May 6/2020: Here is an amazing guy, who led an amazing life, and exited this world in a way any serious sailor might envy. Drowned, at age 90, after his 30-ft sailboat was caught by a wave and rolled as he attempted to cross the Ballina Bar at the mouth of the Richmond River in New South Wales. So goes Pete Warner, a renowned Australian yachtsman and seafarer who three times won the Sydney-Hobart Race back in the 1960s and twice rescued bands of stranded castaways during his maritime wanderings.

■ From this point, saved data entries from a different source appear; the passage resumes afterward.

## Fold residual gradient fan-in into the dgrad epilogue of the consuming conv

```diff
diff --git a/include/yolo3hip.h b/include/yolo3hip.h
--- a/include/yolo3hip.h
+++ b/include/yolo3hip.h
@@ -57,6 +57,13 @@
 int y3_conv2d_dgrad_bn_tiles(const y3_tensor* ddst, int ksize, int stride, const y3_tensor* dsrc);
 int y3_conv2d_dgrad_bn_tiles_x(const y3_tensor* ddst, int ksize, int stride, const y3_tensor* dsrc, unsigned flags);
 size_t y3_conv2d_dgrad_plan_x(const y3_tensor* ddst, int ksize, int stride, const y3_tensor* dsrc, unsigned flags, int* out51);
+int y3_conv2d_dgrad_add(const y3_tensor* ddst, const float* wt_t, int ksize, int stride, const y3_tensor* dsrc, unsigned flags,
+                        const y3_tensor* dadd, void* workspace, size_t workspace_bytes, y3_stream_t stream);
+int y3_conv2d_dgrad_bn_add(const y3_tensor* ddst, const float* wt_t, int ksize, int stride, const y3_tensor* dsrc, unsigned flags,
+                           const y3_tensor* bn_a, float* bn_partials, const y3_tensor* dadd,
+                           void* workspace, size_t workspace_bytes, y3_stream_t stream);
+size_t y3_conv2d_dgrad_add_plan_x(const y3_tensor* ddst, int ksize, int stride, const y3_tensor* dsrc, const y3_tensor* dadd,
+                                  unsigned flags, int* out51);
 
 int y3_conv2d_wgrad(const y3_tensor* src, const y3_tensor* ddst, int ksize, int stride,
                     float* dw, void* workspace, size_t workspace_bytes, y3_stream_t stream);
diff --git a/object-detection-yolov3_amd/csrc/conv.hip b/object-detection-yolov3_amd/csrc/conv.hip
--- a/object-detection-yolov3_amd/csrc/conv.hip
+++ b/object-detection-yolov3_amd/csrc/conv.hip
@@ -1131,13 +1131,14 @@
     return Y3_OK;
 }
 
-static int issue_dgrad(DgradDesc& d, const y3_tensor* ddst, const float* wt_t, const y3_tensor* dsrc, const y3_tensor* bn_a, float* bn_partials,
-                       void* workspace, size_t workspace_bytes, hipStream_t st) {
+static int issue_dgrad(DgradDesc& d, const y3_tensor* ddst, const float* wt_t, const y3_tensor* dsrc, const y3_tensor* dadd, const y3_tensor* bn_a,
+                       float* bn_partials, void* workspace, size_t workspace_bytes, hipStream_t st) {
     for (int c = 0; c < d.ncls; ++c) {
         ConvArgs& p = d.cls[c];
         p.src = ddst->ptr;
         p.wt = wt_t;
         p.dst = dsrc->ptr;
+        p.resid = dadd ? dadd->ptr : nullptr;
         if (bn_a) {
             p.bn_a = bn_a->ptr;
             p.bn_a_ld = bn_a->ld;
@@ -1158,23 +1159,34 @@
     Y3_CHECK_ARG(!(flags & Y3_CONV_X3) || dgrad_x3(flags, ddst, ksize, stride, dsrc), "conv2d_dgrad: Y3_CONV_X3 does not take this shape (ask y3_conv2d_dgrad_x3_ok())");
     return Y3_OK;
 }
+extern "C" int y3_conv2d_dgrad_add(const y3_tensor* ddst, const float* wt_t, int ksize, int stride, const y3_tensor* dsrc, unsigned flags,
+                                   const y3_tensor* dadd, void* workspace, size_t workspace_bytes, y3_stream_t stream) {
+    if (int e = check_dgrad_args(ddst, wt_t, ksize, stride, dsrc, flags)) return e;
+    DgradDesc d;
+    if (int e = describe_dgrad(ddst, ksize, stride, dsrc, dadd, flags, &d)) return e;
+    return issue_dgrad(d, ddst, wt_t, dsrc, dadd, nullptr, nullptr, workspace, workspace_bytes, (hipStream_t)stream);
+}
 extern "C" int y3_conv2d_dgrad(const y3_tensor* ddst, const float* wt_t, int ksize, int stride, const y3_tensor* dsrc, unsigned flags,
                                void* workspace, size_t workspace_bytes, y3_stream_t stream) {
-    if (int e = check_dgrad_args(ddst, wt_t, ksize, stride, dsrc, flags)) return e;
-    DgradDesc d;
-    if (int e = describe_dgrad(ddst, ksize, stride, dsrc, flags, &d)) return e;
-    return issue_dgrad(d, ddst, wt_t, dsrc, nullptr, nullptr, workspace, workspace_bytes, (hipStream_t)stream);
-}
-extern "C" int y3_conv2d_dgrad_bn(const y3_tensor* ddst, const float* wt_t, int ksize, int stride, const y3_tensor* dsrc, unsigned flags,
-                                  const y3_tensor* bn_a, float* bn_partials, void* workspace, size_t workspace_bytes, y3_stream_t stream) {
+    return y3_conv2d_dgrad_add(ddst, wt_t, ksize, stride, dsrc, flags, nullptr, workspace, workspace_bytes, stream);
+}
+extern "C" int y3_conv2d_dgrad_bn_add(const y3_tensor* ddst, const float* wt_t, int ksize, int stride, const y3_tensor* dsrc, unsigned flags,
+                                      const y3_tensor* bn_a, float* bn_partials, const y3_tensor* dadd, void* workspace, size_t workspace_bytes,
+                                      y3_stream_t stream) {
     if (int e = check_tensor(bn_a, "conv2d_dgrad_bn bn_a")) return e;
     Y3_CHECK_ARG(bn_partials, "conv2d_dgrad_bn: null partials");
     Y3_CHECK_ARG(dsrc && bn_a->n == dsrc->n && bn_a->h == dsrc->h && bn_a->w == dsrc->w && bn_a->c == dsrc->c, "conv2d_dgrad_bn: bn_a must have dsrc's geometry");
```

Warner was born into a very wealthy family, but could not tolerate the strictures of business or the law school his father tried to insert him into, and ran away to the sea at an early age. He served in the navies of Sweden and Norway, earned a Swedish master’s ticket, and later ran a fleet of fishing boats originally based in Tasmania.

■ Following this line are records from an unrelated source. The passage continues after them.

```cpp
__global__ void zero_first_cells_kernel(float* __restrict__ out, int cells, size_t pitch, int cw) {
    for (int i = threadIdx.x; i < cells * cw; i += blockDim.x) out[(size_t)(i / cw) * pitch + i % cw] = 0.0f;
}
// ... 62 lines not shown
#endif
    segments(p.D, (long)a.tiles_x * a.tiles_y * a.ngroups, a.dseg, a.nseg);
    const long col_tiles = a.tall ? (long)(a.tiles_x - 1) * a.tiles_y + (a.tiles_y + 1) / 2 : (long)a.tiles_x * a.tiles_y;
    const long nblk = col_tiles * a.nseg;
    if (nblk > 0x7fffffffL) return D3D_ERR_UNSUPPORTED;
    a.stats = nullptr;
    a.tstats = nullptr;
    a.cl = nullptr;
    {
        bool use_cl = wants_channel_last(p.D, (int)sizeof(T));
#ifdef D3D_EXPERIMENTS
        if (const char* e = getenv("D3D_TILED_CL")) use_cl = atoi(e) != 0;
#endif
        const size_t bytes = (size_t)NSRC * p.C * p.h * p.w * sizeof(T);
        if (use_cl && p.workspace && p.workspace_bytes >= bytes) {
            PackArgs pa = {};
            for (int i = 0; i < p.n_src; ++i) pa.src[i] = p.feats[i + 1];
            const long plane = (long)p.h * p.w;
            hipLaunchKernelGGL((pack_channel_last_kernel<CH, T>), dim3((unsigned)ceil_div(plane * (CW / 4), 256), p.n_src * a.ngroups),
                               dim3(256), 0, stream, pa, a.ngroups, plane, reinterpret_cast<float*>(p.workspace));
            D3D_LAUNCH_CHECK("pack_channel_last_kernel launch");
            if (p.n_src < NSRC) {
                hipLaunchKernelGGL(zero_first_cells_kernel, dim3(1), dim3(256), 0, stream,
                                   reinterpret_cast<float*>(p.workspace) + (size_t)p.n_src * a.ngroups * plane * CW,
                                   (NSRC - p.n_src) * a.ngroups, (size_t)plane * CW, CW);
                D3D_LAUNCH_CHECK("zero_first_cells_kernel launch");
            }
            a.cl = reinterpret_cast<const float*>(p.workspace);
        }
        if (sizeof(T) == 2 && !a.cl) return D3D_ERR_UNSUPPORTED;
    }
#ifdef D3D_EXPERIMENTS
    if (getenv("D3D_TILED_STATS")) {
        (void)hipMalloc(&a.stats, 12 * sizeof(unsigned) + 24 * sizeof(unsigned long long));
        (void)hipMemset(a.stats, 0, 12 * sizeof(unsigned) + 24 * sizeof(unsigned long long));
        a.tstats = reinterpret_cast<unsigned long long*>(a.stats + 12);
    }
#endif
    hipLaunchKernelGGL(kern, dim3((unsigned)nblk), dim3(THREADSK), LDS_BYTES, stream, p, a);
    D3D_LAUNCH_CHECK("sweep_tiled_kernel launch");
#ifdef D3D_EXPERIMENTS
    if (a.stats) {
        unsigned hs[12];
        unsigned long long ht[24];
        (void)hipMemcpy(hs, a.stats, sizeof(hs), hipMemcpyDeviceToHost);
        (void)hipMemcpy(ht, a.tstats, sizeof(ht), hipMemcpyDeviceToHost);
        fprintf(stderr, "[d3d tiled timing] per-WG mean cycles: compute wave 0: prologue %.0f | barrier wait %.0f (initial window %.0f) | compute %.0f | total %.0f || loader 0: barrier wait %.0f | decode+issue %.0f | wait+write %.0f\n",
                ht[0] / (double)nblk, ht[1] / (double)nblk, ht[5] / (double)nblk, ht[3] / (double)nblk, ht[4] / (double)nblk,
                ht[2] / (double)nblk, ht[6] / (double)nblk, ht[7] / (double)nblk);
        fprintf(stderr, "[d3d tiled timing] prologue phases: depth range %.0f | candidate windows %.0f | plan tables %.0f (rest: per-lane constants)\n",
                ht[16] / (double)nblk, ht[17] / (double)nblk, ht[18] / (double)nblk);
        fprintf(stderr, "[d3d tiled timing] barrier wait after the first, per compute wave (pixel rows, depth sub-range):");
        for (int wv = 0; wv < NPIXK * NSUBK; ++wv) fprintf(stderr, " %.0f", ht[8 + wv] / (double)nblk);
        fprintf(stderr, "\n");
        fprintf(stderr, "[d3d tiled stats] CH=%d elem=%d wgs=%ld ring=%u fallback=%u mean_step_planes=%.2f mean_steps=%.2f mean_ring_positions=%.0f (cap %d) dseg=%d\n",
                CH, (int)sizeof(T), nblk, hs[0], hs[1], hs[2] / (double)nblk, hs[3] / (double)nblk, hs[0] ? hs[4] / (double)hs[0] : 0.0,
                a.cap_floats / L::STRIDE, a.dseg);
        fprintf(stderr, "[d3d tiled stats] staging items per workgroup (all channel groups): %.1f | inside one rectangle %.1f (inside the image %.1f, clear of ring column 0 and row 0 %.1f, both %.1f) | slots with no item left %.1f\n",
                hs[5] / (double)nblk, hs[6] / (double)nblk, hs[8] / (double)nblk, hs[9] / (double)nblk, hs[7] / (double)nblk, hs[10] / (double)nblk);
        (void)hipFree(a.stats);
    }
#endif
    return D3D_OK;
}

static int group_channels(int C, int n_src, int elem_bytes) {
    int cg = (n_src > 4 && elem_bytes == 4) ? 8 : (C >= 16 ? 16 : C);
#ifdef D3D_EXPERIMENTS
    if (const char* e = getenv("D3D_TILED_CG")) cg = atoi(e);
#endif
    if (cg != 8 && cg != 16 && cg != 32) cg = 8;
    while (C % cg) cg >>= 1;
    return cg;
}

template <int MODE, int NSRC>
static int launch_ch(const SweepParams& p, hipStream_t stream) {
    const int cg = (MODE == MODE_PAIR) ? p.C : group_channels(p.C, p.n_src, 4);
    bool shallow = p.D <= SHALLOW_PLANES && cg == 8;
#ifdef D3D_EXPERIMENTS
    if (const char* e = getenv("D3D_TILED_SHALLOW")) shallow = shallow && atoi(e) != 0;
#endif
    if constexpr (MODE == MODE_VARIANCE) {
        if (p.out_cl) {
            if constexpr (SHALLOW_PLANES > 0) {
                if (shallow) return launch_one<MODE, NSRC, 8, float, true, true>(p, stream);
            }
            switch (cg) {
                case 16: return launch_one<MODE, NSRC, 16, float, true>(p, stream);
                case 8: return launch_one<MODE, NSRC, 8, float, true>(p, stream);
            }
            return D3D_ERR_UNSUPPORTED;
// ... 77 lines not shown
```

Measured before the change: 22000 Mvoxels/s.

## Compact LDS plan tables so larger ring buffers fit in shared memory

Shrinks each per-step plan entry from 8 words to 2 (only the ring offsets are kept) and sizes the step, total and rectangle tables from the actual step and rectangle counts rather than worst-case maxima. Table offsets now go into header slots and are read back by the loader waves. The freed LDS lets candidates with more planes per step, or the quantized ring sizes, pass the capacity check, so fewer workgroups fall back to smaller steps or the gather path. In exchange, the rectangle enumeration moves ahead of the capacity check and table addresses are now runtime values, which adds a few LDS reads per stage; it also adds extra experiment-only stats counters.

```diff
diff --git a/deep3d_aerial_amd/csrc/planesweep_tiled.hip b/deep3d_aerial_amd/csrc/planesweep_tiled.hip
--- a/deep3d_aerial_amd/csrc/planesweep_tiled.hip
+++ b/deep3d_aerial_amd/csrc/planesweep_tiled.hip
@@ -26,6 +26,11 @@
 constexpr int PFD = 2;
 constexpr int LDS_PIPE = 1;
 constexpr int NCAND = 4;
+#ifndef D3D_RING_COMPACT
+#define D3D_RING_COMPACT 1
+#endif
+constexpr bool RING_COMPACT = D3D_RING_COMPACT != 0;
+constexpr int PLAN_WORDS = RING_COMPACT ? 2 : 8;
 constexpr int MAXRECTS = 512;
 constexpr int RING_RW_QUANT = 8;
 constexpr int RING_RH_QUANT = 2;
@@ -63,10 +68,21 @@
     static constexpr int HDR = PMAX + DSEG_MAX;
     static constexpr int VT = HDR + 32;
     static constexpr int PLAN = VT + 8 * NSRC;
-    static constexpr int SST = PLAN + MAXSTEPS * NSRC * 8;
+    static constexpr int SST = PLAN + MAXSTEPS * NSRC * PLAN_WORDS;
     static constexpr int STOT = SST + MAXSTEPS + 4;
     static constexpr int RECTS = ((STOT + MAXSTEPS + 3) / 4) * 4;
     static constexpr int DATA = RECTS + (MAXRECTS + 1) * 4;
+    static constexpr int H_CAND = HDR + 3, H_SST = HDR + 28, H_STOT = HDR + 29, H_RECTS = HDR + 30;
+    static __device__ __forceinline__ int tables(int nsteps, int nrects, int& sst, int& stot, int& rects) {
+        if constexpr (!RING_COMPACT) {
+            sst = SST; stot = STOT; rects = RECTS;
+            return DATA;
+        }
+        sst = PLAN + nsteps * NSRC * PLAN_WORDS;
+        stot = sst + nsteps + 1;
+        rects = (stot + nsteps + 3) & ~3;
+        return rects + (nrects + 1) * 4;
+    }
 };
 
 __device__ __forceinline__ int posmod(int a, int n) {
@@ -371,9 +387,10 @@
     __syncthreads();
     const long long t_p1 = D3D_CLOCK();
     auto plan_tables = [&](int cbeg, int cend) {
-        int mode = 0, sp_sel = NSUB, nsteps_sel = (nplanes + NSUB - 1) / NSUB;
+        int mode = 0, sp_sel = NSUB, nsteps_sel = (nplanes + NSUB - 1) / NSUB, cand_sel = NCAND, tab_sel = 0;
+        const int lds_floats = a.cap_floats + L::DATA;
         for (int cand = cbeg; cand < cend && !mode; ++cand) {
-            const int nsteps = ldsi[CHD + (cand * NSRC) * 4 + 3];
+            const int nsteps = rfl(ldsi[CHD + (cand * NSRC) * 4 + 3]);
             const bool act = lane < nsteps;
             int wx0[NSRC], wy0[NSRC], ww[NSRC], wh[NSRC], RW[NSRC], RH[NSRC];
             int bad = 0, total = 0, totalq = 0;
@@ -381,44 +398,79 @@
 #pragma unroll
             for (int i = 0; i < NSRC; ++i) {
                 const int* hd = ldsi + CHD + (cand * NSRC + i) * 4;
-                RW[i] = hd[0]; RH[i] = hd[1]; bad |= hd[2];
+                RW[i] = rfl(hd[0]); RH[i] = rfl(hd[1]); bad |= rfl(hd[2]);
                 RWq[i] = (RW[i] + RING_RW_QUANT - 1) / RING_RW_QUANT * RING_RW_QUANT;
                 RHq[i] = (RH[i] + RING_RH_QUANT - 1) / RING_RH_QUANT * RING_RH_QUANT;
                 total += ring_row_floats<STRIDE>(RW[i]) * (RH[i] + 1);
                 totalq += ring_row_floats<STRIDE>(RWq[i]) * (RHq[i] + 1);
             }
-            if (totalq <= a.cap_floats) {
-                total = totalq;
-#pragma unroll
-                for (int i = 0; i < NSRC; ++i) { RW[i] = RWq[i]; RH[i] = RHq[i]; }
-            }
-            if (bad || total > a.cap_floats) continue;
+            int sst, stot, rects;
+            if (bad || L::tables(nsteps, 0, sst, stot, rects) + total > lds_floats) continue;
 #pragma unroll
             for (int i = 0; i < NSRC; ++i) {
                 const int* e = ldsi + CT + ((cand * NSRC + i) * 64 + lane) * 4;
                 wx0[i] = e[0]; wy0[i] = e[1]; ww[i] = e[2]; wh[i] = e[3];
             }
-            if (!bad && total <= a.cap_floats) {
+            {
+                int rx[NSRC][4], ry[NSRC][4], rwid[NSRC][4], nel[NSRC][4];
+                int npos = 0;
+#pragma unroll
+                for (int i = 0; i < NSRC; ++i) {
+                    const int xa = wx0[i], xb = wx0[i] + ww[i] - 1, ya = wy0[i], yb = wy0[i] + wh[i] - 1;
+                    const int pxa = __shfl_up(wx0[i], 1), pya = __shfl_up(wy0[i], 1);
+                    const int pxb = pxa + __shfl_up(ww[i], 1) - 1, pyb = pya + __shfl_up(wh[i], 1) - 1;
+                    int ix0 = 1, ix1 = 0, iy0 = 1, iy1 = 0;
+                    if (lane > 0) { ix0 = max(xa, pxa); ix1 = min(xb, pxb); iy0 = max(ya, pya); iy1 = min(yb, pyb); }
+                    const bool ov = (ix0 <= ix1) && (iy0 <= iy1);
+                    int rh_[4];
+                    rx[i][0] = xa;      ry[i][0] = ya;      rwid[i][0] = (ov ? ix0 - 1 : xb) - xa + 1; rh_[0] = wh[i];
+                    rx[i][1] = ix1 + 1; ry[i][1] = ya;      rwid[i][1] = ov ? xb - ix1 : 0;             rh_[1] = wh[i];
+                    rx[i][2] = ix0;     ry[i][2] = ya;      rwid[i][2] = ov ? ix1 - ix0 + 1 : 0;        rh_[2] = ov ? iy0 - ya : 0;
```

Warner and Evergreen, the boat he was sailing when he died on April 13. He had a 17-year-old boy sailing with him as crew, who survived uninjured and brought Warner’s body to shore
Warner’s most celebrated adventure came in September 1966, as he was sailing his fishing boat Just David through Tongan waters in the Pacific. Passing the putatively uninhabited island of ‘Ata he noticed patches of burnt grass and went in to investigate. He was greeted, quite joyously, by a group of six Tongan boarding-school students who had been stranded on the island for over a year. They had been swept out to sea after stealing a local boat for a joyride and landed on the island after eight days adrift.
Warner (center) and the six Tongan lads he rescued
The boys were immediately arrested for theft after they returned to Nuku’alofa, the Tongan capital, but were released after Warner paid off the stolen boat’s owner.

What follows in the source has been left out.